The exact mechanism of action of Xywav in the treatment of adults with idiopathic hypersomnia and of cataplexy and EDS in narcolepsy is unknown. It is hypothesized that the therapeutic effects of Xywav are mediated through GABA_B actions during sleep at noradrenergic and dopaminergic neurons, as well as thalamocortical neurons.²² The U.S. Drug Enforcement Agency (DEA) has designated Xywav as a Schedule III medicine. The DEA defines Schedule III drugs, substances, or chemicals as drugs with a moderate to low potential for physical and psychological dependence.^22,23 Because of the risks of central nervous system (CNS) depression and abuse and misuse, Xywav is available only through a restricted program under a Risk Evaluation and Mitigation Strategy (REMS) called the XYWAV and XYREM REMS.

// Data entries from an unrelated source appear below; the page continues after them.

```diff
@@ -302,7 +302,7 @@
 #pragma unroll
     for (int i = 0; i < 4; ++i) dW2[i][0] = dW2[i][1] = dW1a[0][i] = dW1b[0][i] = f4_zero();
     dlabb[0] = dlabb[1] = dlab[0][0] = dlab[1][0] = f4_zero();
-    for (int dag = blockIdx.x * L.nwaves + L.wave; dag < a.dims.B; dag += gridDim.x * L.nwaves) {
+    for (int dag = bid * L.nwaves + L.wave; dag < a.dims.B; dag += nblk * L.nwaves) {
         const DvsRecord* rec = a.rec + dag;
         const bool valid = L.r < N;
         const int label = rec->label[L.r];
@@ -357,7 +357,7 @@
         }
     }
     __syncthreads();
-    float* slab = a.slab + (size_t)blockIdx.x * a.P;
+    float* slab = a.slab + (size_t)bid * a.P;
     float* r1a = (float*)smem;
     float* r1b = r1a + 8 * 1024;
     float* rlab = r1b + 8 * 1024;
@@ -378,14 +378,26 @@
     dvs_flush_dw<4, 2>(rW2, slab + a.oW2, L);
 }
 
-void dvs_launch_embed_bwd(const EmbedArgs& a, const float* gout2, int site2, int grid, int nw, dvs_stream_t st) {
+__global__ __launch_bounds__(512) void k_embed_bwd(EmbedArgs a, const float* gout2, int site2, DvsStagePlan plan) {
+    DVS_DYN_LDS(smem);
+    dvs_embed_bwd_block(a, gout2, site2, plan, smem, (int)blockIdx.x, (int)gridDim.x);
+}
+
+static size_t embed_bwd_lds_bytes() {
     size_t lds = (2 * DVS_MAXTOK * DVS_LD + 64 * EMB_LDW2 + 32 * 16 + 32 + 8 * DVS_SCR) * 4;
     const size_t red = (8 * (1024 + 1024 + 512) + 8 * 32 + 8 * DVS_SCR) * 4;
-    if (lds < red) lds = red;
-    DvsStagePlan plan;
+    return lds < red ? red : lds;
+}
+static void embed_bwd_plan(DvsStagePlan& plan, const EmbedArgs& a) {
     dvs_plan_clear(plan);
     dvs_plan_seg(plan, DVS_FAKE_LDS, DVS_FAKE_LDS, a.embimg, 2 * DvsEmbImg::FLOATS);
     dvs_plan_seal(plan);
+}
+
+void dvs_launch_embed_bwd(const EmbedArgs& a, const float* gout2, int site2, int grid, int nw, dvs_stream_t st) {
+    const size_t lds = embed_bwd_lds_bytes();
+    DvsStagePlan plan;
+    embed_bwd_plan(plan, a);
     DVS_SET_LDS(k_embed_bwd, lds);
     DVS_LAUNCH(k_embed_bwd, dim3(grid), dim3(nw == 4 ? 256 : 512), lds, st, a, gout2, site2, plan);
 }
@@ -402,13 +414,38 @@
 }
 
 constexpr int FC_MT = 4;
-__global__ __launch_bounds__(512) void k_fc_dw(FcDwArgs a) {
-    __shared__ f4 red[4][FC_MT * 6 + 2][64];
+constexpr int FC_ROWS = FC_MT * 6 + 2;
+typedef f4 (*FcRed)[FC_ROWS][64];
+
+struct FcRound {
+    float ga[4][4], zb[4][2], xb[4][FC_MT], gm[4][FC_MT], live[4];
+};
+
+__device__ __forceinline__ void dvs_fc_load(FcRound& o, const FcDwArgs& a, int c0, int d1, int mg, size_t dstride, const Lane& L) {
+#pragma unroll
+    for (int ks = 0; ks < 4; ++ks) {
+        const int d = c0 + 4 * ks + L.g;
+        const bool dv = d < d1;
+        const size_t dd = dv ? d : 0;
+        o.live[ks] = dv ? 1.f : 0.f;
+#pragma unroll
+        for (int t = 0; t < 4; ++t) o.ga[ks][t] = a.gz[dd * 64 + 16 * t + L.r];
+#pragma unroll
+        for (int t = 0; t < 2; ++t) o.zb[ks][t] = a.z[dd * 32 + 16 * t + L.r];
+#pragma unroll
+        for (int j = 0; j < FC_MT; ++j) {
+            o.xb[ks][j] = a.xenc[dd * dstride + 16 * (FC_MT * mg + j) + L.r];
+            o.gm[ks][j] = a.gmem[dd * dstride + 16 * (FC_MT * mg + j) + L.r];
+        }
+    }
+}
+
+__device__ __forceinline__ void dvs_fc_dw_block(const FcDwArgs& a, FcRed red, int bid) {
     const Lane L = dvs_lane();
     const int B = a.dims.B, N = a.dims.N;
     const int ldw = N * 64;
     const int nmg = 16 * a.dims.NT;
-    const int mg = blockIdx.x % nmg, q = blockIdx.x / nmg;
+    const int mg = bid % nmg, q = bid / nmg;
     const size_t dstride = (size_t)a.dims.NT * DVS_TILE;
     const int per_q = (B + DVS_FC_PARTS - 1) / DVS_FC_PARTS;
     const int per_w = (per_q + 7) / 8;
@@ -425,41 +462,31 @@
         for (int t = 0; t < 4; ++t) acc[j][t] = f4_zero();
         acc3[j][0] = acc3[j][1] = f4_zero();
     }
+    FcRound nxt;
+    dvs_fc_load(nxt, a, d0, d1, mg, dstride, L);
     for (int c0 = d0; c0 < d1; c0 += 16) {
-        float ga[4][4], zb[4][2], xb[4][FC_MT], gm[4][FC_MT], live[4];
+        FcRound o = nxt;
+        if (c0 + 16 < d1) dvs_fc_load(nxt, a, c0 + 16, d1, mg, dstride, L);
+#ifndef DVS_EMU
+        __builtin_amdgcn_sched_barrier(0);
+#endif
 #pragma unroll
         for (int ks = 0; ks < 4; ++ks) {
-            const int d = c0 + 4 * ks + L.g;
-            const bool dv = d < d1;
-            const size_t dd = dv ? d : 0;
-            live[ks] = dv ? 1.f : 0.f;
-#pragma unroll
-            for (int t = 0; t < 4; ++t) ga[ks][t] = a.gz[dd * 64 + 16 * t + L.r];
-#pragma unroll
-            for (int t = 0; t < 2; ++t) zb[ks][t] = a.z[dd * 32 + 16 * t + L.r];
+#pragma unroll
+            for (int t = 0; t < 4; ++t) o.ga[ks][t] *= o.live[ks];
 #pragma unroll
             for (int j = 0; j < FC_MT; ++j) {
-                xb[ks][j] = a.xenc[dd * dstride + 16 * (FC_MT * mg + j) + L.r];
-                gm[ks][j] = a.gmem[dd * dstride + 16 * (FC_MT * mg + j) + L.r];
-            }
-        }
-#pragma unroll
-        for (int ks = 0; ks < 4; ++ks) {
-#pragma unroll
-            for (int t = 0; t < 4; ++t) ga[ks][t] *= live[ks];
+                o.gm[ks][j] *= o.live[ks];
+                bs3[j] += o.gm[ks][j];
+            }
+#pragma unroll
+            for (int t = 0; t < 4; ++t) bsfc[t] += o.ga[ks][t];
 #pragma unroll
             for (int j = 0; j < FC_MT; ++j) {
-                gm[ks][j] *= live[ks];
-                bs3[j] += gm[ks][j];
-            }
-#pragma unroll
-            for (int t = 0; t < 4; ++t) bsfc[t] += ga[ks][t];
-#pragma unroll
-            for (int j = 0; j < FC_MT; ++j) {
-#pragma unroll
-                for (int t = 0; t < 4; ++t) acc[j][t] = dvs_mfma(ga[ks][t], xb[ks][j], acc[j][t]);
-#pragma unroll
-                for (int t = 0; t < 2; ++t) acc3[j][t] = dvs_mfma(gm[ks][j], zb[ks][t], acc3[j][t]);
+#pragma unroll
+                for (int t = 0; t < 4; ++t) acc[j][t] = dvs_mfma(o.ga[ks][t], o.xb[ks][j], acc[j][t]);
+#pragma unroll
+                for (int t = 0; t < 2; ++t) acc3[j][t] = dvs_mfma(o.gm[ks][j], o.zb[ks][t], acc3[j][t]);
             }
         }
     }
@@ -544,6 +571,31 @@
     }
 }
 
+__global__ __launch_bounds__(512) void k_fc_dw(FcDwArgs a) {
+    __shared__ f4 red[4][FC_ROWS][64];
+    dvs_fc_dw_block(a, red, (int)blockIdx.x);
+}
+
 void dvs_launch_fc_dw(const FcDwArgs& a, dvs_stream_t st) {
     DVS_LAUNCH(k_fc_dw, dim3(16 * a.dims.NT * DVS_FC_PARTS), dim3(512), 0, st, a);
 }
+
+__global__ __launch_bounds__(512) void k_embed_fc_bwd(EmbedArgs a, const float* gout2, int site2, DvsStagePlan plan, FcDwArgs fc,
+                                                      int nfc) {
+    DVS_DYN_LDS(smem);
+    if ((int)blockIdx.x < nfc) {
+        dvs_fc_dw_block(fc, (FcRed)smem, (int)blockIdx.x);
+        return;
+    }
+    dvs_embed_bwd_block(a, gout2, site2, plan, smem, (int)blockIdx.x - nfc, (int)gridDim.x - nfc);
+}
+
+void dvs_launch_embed_fc_bwd(const EmbedArgs& a, const float* gout2, int site2, int grid, const FcDwArgs& fc, dvs_stream_t st) {
+    size_t lds = embed_bwd_lds_bytes();
+    if (lds < sizeof(f4) * 4 * FC_ROWS * 64) lds = sizeof(f4) * 4 * FC_ROWS * 64;
+    const int nfc = 16 * fc.dims.NT * DVS_FC_PARTS;
+    DvsStagePlan plan;
+    embed_bwd_plan(plan, a);
+    DVS_SET_LDS(k_embed_fc_bwd, lds);
+    DVS_LAUNCH(k_embed_fc_bwd, dim3(nfc + grid), dim3(512), lds, st, a, gout2, site2, plan, fc, nfc);
+}
diff --git a/dags_vae_search_amd/csrc/k_optim.hip b/dags_vae_search_amd/csrc/k_optim.hip
--- a/dags_vae_search_amd/csrc/k_optim.hip
+++ b/dags_vae_search_amd/csrc/k_optim.hip
@@ -24,8 +24,17 @@
                                               const float* guard, int nparts) {
     __shared__ float part[256];
     {
+        constexpr int MAXR = (DVS_CLIP_SCRATCH_FLOATS - 2 + 255) / 256;
+        float v[MAXR];
+#pragma unroll
+        for (int u = 0; u < MAXR; ++u) {
+            const int i = (int)threadIdx.x + u * 256;
+            v[u] = i < nparts ? scratch[2 + i] : 0.f;
+        }
         float s = 0.f;
-        for (int i = threadIdx.x; i < nparts; i += 256) s += scratch[2 + i];
+#pragma unroll
+        for (int u = 0; u < MAXR; ++u)
+            if ((int)threadIdx.x + u * 256 < nparts) s += v[u];
         part[threadIdx.x] = s;
     }
     __syncthreads();
```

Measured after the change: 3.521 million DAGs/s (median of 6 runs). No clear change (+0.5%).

Important Safety Information for Xywav

WARNING: CENTRAL NERVOUS SYSTEM DEPRESSION and ABUSE AND MISUSE.

• Central Nervous System Depression
  XYWAV is a CNS depressant. Clinically significant respiratory depression and obtundation may occur in patients treated with XYWAV at recommended doses. Many patients who received XYWAV during clinical trials in narcolepsy and idiopathic hypersomnia were receiving CNS stimulants.
  
  
• Abuse and Misuse
  The active moiety of XYWAV is oxybate or gamma-hydroxybutyrate (GHB). Abuse or misuse of illicit GHB, either alone or in combination with other CNS depressants, is associated with CNS adverse reactions, including seizure, respiratory depression, decreases in the level of consciousness, coma, and death.

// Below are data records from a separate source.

constexpr uint32_t kLookupWarps = 4;
static_assert(kLookupWarps == kPieceWarps, "K2a's CTA is the 2 KiB tile K2s counted");
__global__ void __launch_bounds__(kLookupWarps * 32)
bpe_lookup_kernel(BatchView b, VocabSet vs, const uint32_t* __restrict__ piece_bits, DenseIds dn, MissLists ml, DeviceStatus* status) {
    __shared__ uint16_t s_pos[kLookupWarps][kPieceRange + 2];
    __shared__ uint64_t s_miss0[kLookupWarps * kPieceRange / 13 + 8];
    __shared__ uint64_t s_miss1[kLookupWarps * kPieceRange / 7 + 8];
    __shared__ uint64_t s_miss2[kLookupWarps * kPieceRange / 2 + 8];
    __shared__ uint32_t s_cnt[3], s_base[3], s_nw[kLookupWarps];
    const uint32_t lane = threadIdx.x & 31, wic = threadIdx.x >> 5;
    if (threadIdx.x < 3) s_cnt[threadIdx.x] = 0;
    const uint64_t warp = static_cast<uint64_t>(blockIdx.x) * kLookupWarps + wic;
    const uint64_t r0 = warp * kPieceRange;
    const uint8_t* __restrict__ text = b.bytes;
    const bool multi = b.vocab_ids != nullptr;
    const bool in_range = r0 < b.total_bytes;
    const uint64_t r1 = (r0 + kPieceRange < b.total_bytes) ? r0 + kPieceRange : b.total_bytes;
    uint32_t n_w = 0;
    if (in_range) {
        const uint64_t base = r0 + 16ull * lane;
        const uint32_t my = (base < b.total_bytes) ? ((piece_bits[base >> 5] >> (16u * (lane & 1u))) & 0xFFFFu) : 0u;
        const uint32_t cnt = __popc(my);
        uint32_t incl = cnt;
#pragma unroll
        for (uint32_t d = 1; d < 32; d <<= 1) { const uint32_t o = __shfl_up_sync(kFull, incl, d); if (lane >= d) incl += o; }
        n_w = __shfl_sync(kFull, incl, 31);
        uint32_t slot = incl - cnt;
        for (uint32_t bits = my; bits; bits &= bits - 1) s_pos[wic][slot++] = static_cast<uint16_t>(16u * lane + static_cast<uint32_t>(__ffs(bits)) - 1u);
    }
    if (lane == 0) s_nw[wic] = n_w;
    __syncthreads();
    if (in_range) {
        uint64_t rank0 = dn.piece_base[blockIdx.x];
        for (uint32_t w = 0; w < wic; ++w) rank0 += s_nw[w];
        uint64_t beyond = b.total_bytes;
        if (n_w) beyond = next_set_bit(piece_bits, r1, b.total_bytes);
        TablesView T = vs.v[0];
        uint32_t vid = 0;
        for (uint32_t i = lane; i < n_w; i += 32) {
            const uint32_t off = s_pos[wic][i];
            const uint64_t pos = r0 + off;
            const uint64_t end = (i + 1 < n_w) ? r0 + s_pos[wic][i + 1] : beyond;
            if (end - pos > 32) { dn.by_piece[rank0 + i] = kPieceLong; continue; }
            const uint32_t len = static_cast<uint32_t>(end - pos);
            if (multi) {
                const uint32_t pv = b.vocab_ids[find_prompt(b.offsets, b.n_prompts, pos)];
                if (pv != vid) { vid = pv; T = vs.v[vid]; }
            }
            const uint32_t tok = (len == 1) ? T.byte2id[text[pos]] : whole_piece_lookup(T, text + pos, len);
            if (tok != kNone) {
// ... 39 lines not shown
    for (uint32_t c = 0; c < 3; ++c) {
        const uint32_t n = status->miss_n[c];
        const uint64_t* __restrict__ list = ml.list[c];
        for (;;) {
            uint32_t t0 = 0;
            if (lane == 0) t0 = atomicAdd(&status->miss_next[c], 32u);
            t0 = __shfl_sync(kFull, t0, 0);
            if (t0 >= n) break;
            const uint32_t i = t0 + lane;
            uint32_t alive = 0, rank = 0;
            if (i < n) {
                const uint64_t e = list[i];
                const uint64_t pos = e & 0xFFFFFFFFull;
                rank = static_cast<uint32_t>(e >> 32);
                const uint64_t end = next_set_bit(piece_bits, pos + 1, b.total_bytes);
                if (multi) {
                    const uint32_t pv = b.vocab_ids[find_prompt(b.offsets, b.n_prompts, pos)];
                    if (pv != vid) { vid = pv; T = vs.v[vid]; }
                }
                alive = merge_piece_in_lane(T, text, pos, static_cast<uint32_t>(end - pos), sid, srk, tok_bits);
            }
            const uint32_t cnt = __popc(alive);
            uint32_t incl = cnt;
#pragma unroll
            for (uint32_t d = 1; d < 32; d <<= 1) { const uint32_t o = __shfl_up_sync(kFull, incl, d); if (lane >= d) incl += o; }
            const uint32_t total = __shfl_sync(kFull, incl, 31);
            uint32_t base = 0;
            if (lane == 0 && total) base = atomicAdd(&status->extra_n, total);
            base = __shfl_sync(kFull, base, 0);
            if (cnt) {
                uint32_t slot = base + incl - cnt;
                if (slot + cnt <= dn.extras_cap) {
                    dn.by_piece[rank] = kPieceMulti | slot;
                    for (uint32_t bits = alive; bits; bits &= bits - 1) dn.extras[slot++] = sid[(static_cast<uint32_t>(__ffs(bits)) - 1u) * 32];
                } else atomicOr(&status->miss_overflow, 1u);
            }
            __syncwarp();
        }
    }
}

Because of the risks of CNS depression and abuse and misuse, XYWAV is available only through a restricted program under a Risk Evaluation and Mitigation Strategy (REMS) called the XYWAV and XYREM REMS.

Contraindications
XYWAV is contraindicated

• in combination with sedative hypnotics or alcohol and
• in patients with succinic semialdehyde dehydrogenase deficiency.

Warnings and Precautions
Central Nervous System Depression
The concurrent use of XYWAV with other CNS depressants, including but not limited to opioid analgesics, benzodiazepines, sedating antidepressants or antipsychotics, sedating anti-epileptic drugs, general anesthetics, muscle relaxants, and/or illicit CNS depressants, may increase the risk of respiratory depression, hypotension, profound sedation, syncope, and death. If use of these CNS depressants in combination with XYWAV is required, dose reduction or discontinuation of one or more CNS depressants (including XYWAV) should be considered. In addition, if short-term use of an opioid (e.g., post- or perioperative) is required, interruption of treatment with XYWAV should be considered.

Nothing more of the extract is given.